[Items listed in a dataset]
=====
struct StepPlan {
    int Ec, M, T;
    int R;
    bool qkv0;
    int qkv0_steps;
    bool split, mxv2, joint;
    RowMap rm;
    SeqGeom sg;
    int hd;
    float att_scale;
    bool vt_direct;
    bool k8, q8l;
    CallFacts cf;
    GemmPlan in_proj, linear1, concat3, concat4;
    ResidualPlan out_proj, linear2;
    AttnPlan attn;
    int out_tpw;
};

StepPlan plan_step(const jmid_ctx* h, int Ec, int A, int K, int T, int precision, const CallFacts& cf) {
    StepPlan p{};
    const int d = h->d;
    p.Ec = Ec;
    p.M = Ec * K * A * T;
    p.T = T;
    p.R = Ec * A;
    p.split = precision != JMID_PREC_F32;
    p.mxv2 = p.split && byte_lo_plane(h);
    p.joint = h->net_kind == JMID_NET_JMID;
    p.rm = make_rowmap(T, A, K * A, (unsigned long long)p.M);
    p.sg = seq_geom(h, Ec, A, K, T);
    p.hd = d / h->nhead;
    p.att_scale = 1.0f / sqrtf((float)p.hd);
    p.cf = cf;
    const Tuning& t = h->tune;
    p.attn = plan_attn(p.hd, t);
    p.qkv0 = p.split && p.joint && t.qkv0 != 1 && d % 32 == 0;
    p.qkv0_steps = cf.qkv0_steps;
    if (p.split) {
        const auto gemm = [&](int epi, int out, int N, int K) { return plan_gemm(gemm_mode(h), epi, out, p.M, N, K, cf, t); };
        p.in_proj = gemm(EPI_BIAS, p.joint ? OUT_QKV : OUT_F32, 3 * d, d);
        p.linear1 = gemm(EPI_BIAS_RELU, OUT_SPLIT, h->ff, d);
        p.concat3 = gemm(EPI_CSL, OUT_SPLIT, h->dmid, d);
        p.concat4 = gemm(EPI_CSL, OUT_F32, h->dlow, h->dmid);
        p.out_proj = residual_path(h, p.M, d, cf);
        p.linear2 = residual_path(h, p.M, h->ff, cf);
    }
    if (p.split && p.joint) {
        p.vt_direct = (p.sg.S % 4 == 0) && !t.no_vt_direct;
        p.k8 = p.in_proj.mode == GM_MX && p.hd == 128 && t.attn_h_variant == 0 && t.attn_mx != 2;
        p.q8l = p.k8 && t.attn_mx != 3;
        p.out_proj.merge = p.out_proj.path == RB_LNX_SMALL && small_cmb_fits(p.attn, p.cf.attn_nsplit, h->x2, t);
    }
    if (d <= 512 && p.M % T == 0 && t.out_traj != 2 && (t.out_traj == 1 || p.M >= 4096 * 4)) {
        p.out_tpw = T;
        while (p.out_tpw > 1 && (p.M / p.out_tpw < 4096 || T % p.out_tpw != 0)) --p.out_tpw;
        if (t.out_traj == 1) p.out_tpw = T;
    }
    return p;
}

int residual_block(jmid_ctx* h, const StepPlan& p, const ResidualPlan& rp, const StepBuffers& sb, const half_t* Ahi, const half_t* Alo,
                   int K, const LinearW& lin, const NormW& nrm, int cls, bool no_lo_out) {
    const int M = p.M, d = h->d;
    unsigned char* Xl8 = p.mxv2 ? reinterpret_cast<unsigned char*>(sb.Xl) : nullptr;
    if (rp.path == RB_GEMM_LN2) {
        GemmLn2Args g2{Ahi, lin.k16.hi, lin.w8, lin.bias, nrm.gamma, nrm.beta, sb.Xh, Xl8, M, K, 1e-5f, h->range_flag, no_lo_out};
        ProfScope ps(h, cls);
        HIPCHK(h, launch_gemm_ln2_mx(g2, rp.ln_rows, h->stream));
        return 0;
    }
    if (rp.path == RB_GEMM_LN) {
        GemmLnArgs gl{Ahi, Alo, lin.k16.hi, lin.k16.lo, lin.bias, nrm.gamma, nrm.beta, sb.Xh, sb.Xl, M, K, 1e-5f, h->range_flag, h->x2};
        gl.W8 = h->mx ? lin.w8 : nullptr;
        gl.no_lo_out = h->x2 && no_lo_out;
        ProfScope ps(h, cls);
        HIPCHK(h, launch_gemm_ln(gl, rp.ln_rows, h->stream));
        return 0;
    }
    GemmHArgs g = gemm_h_args(h, p.rm, M, Ahi, Alo, lin, d, K);
    g.C = sb.Y; g.ldc = d;
    if (rp.path == RB_LNX_SMALL) {
        if (rp.merge) {
            g.cmb_O = sb.Opart; g.cmb_ML = sb.MLpart; g.cmb_ns = p.cf.attn_nsplit; g.cmb_nhead = h->nhead;
            g.cmb_Mtot = (unsigned)((size_t)p.sg.nseq * p.sg.S);
        }
        g.ln_gamma = nrm.gamma; g.ln_beta = nrm.beta; g.ln_xh = sb.Xh; g.ln_xl = nullptr;
        g.ln_xl8 = Xl8; g.ln_xchg = sb.ln_xchg; g.ln_eps = 1e-5f; g.ln_no_lo = no_lo_out;
        return run_gemm_lnx_small(h, cls, g, rp.gemm);
    }
    if (int rc = (run_gemm_h<EPI_BIAS, OUT_F32>(h, cls, g, rp.gemm))) return rc;
    return run_add_ln(h, sb.X, sb.Y, nrm.gamma, nrm.beta, M, d, sb.Xh, sb.Xl, p.mxv2, no_lo_out);
}

constexpr size_t kQkv0TableMaxBytes = size_t(512) << 20;
int qkv0_table_steps(int steps, int Ec, int A, int d) {
    const size_t bytes = (size_t)steps * Ec * A * 3 * 4 * d * sizeof(float);
    return bytes <= kQkv0TableMaxBytes ? steps : 1;
}

int qkv0_build_table(jmid_ctx* h, const StepPlan& p, const StepBuffers& sb, const float* hyp_chunk, int step0, int nsteps) {
    const int d = h->d;
    ProfScope ps(h, KC_HYPER);
    Qkv0CoefArgs ca{h->wt.concat1.W, h->wt.concat1.bias, hyp_chunk, h->thyp + (size_t)step0 * h->hl.total, sb.coef,
                    nsteps, p.R, d, h->hl.total, h->hl.g1, h->hl.b1, h->range_flag};
    const long total = (long)nsteps * p.R * (d / 4);
    hipLaunchKernelGGL(qkv0_coef_kernel, dim3((int)std::min<long>((total + 255) / 256, 256L * 16)), dim3(256), 0, h->stream, ca);
    HIPCHK(h, hipGetLastError());
    GemmArgs g{};
    g.A = sb.coef; g.lda = d; g.W = h->wt.layers[0].in_proj.W; g.ldw = d; g.C = sb.uvc; g.ldc = 3 * d;
    g.M = nsteps * p.R * 3; g.N = 3 * d; g.K = d;
    if (h->tune.qkv0 == 2) HIPCHK(h, (launch_gemm_f32<EPI_BIAS, false>(g, h->stream)));
    else HIPCHK(h, (launch_gemm_f32<EPI_BIAS, true>(g, h->stream)));
    return 0;
}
=====
» **About this exercise**: How many lines above contain the word "long"? Answer with the number alone.

» **Response to the task**: 3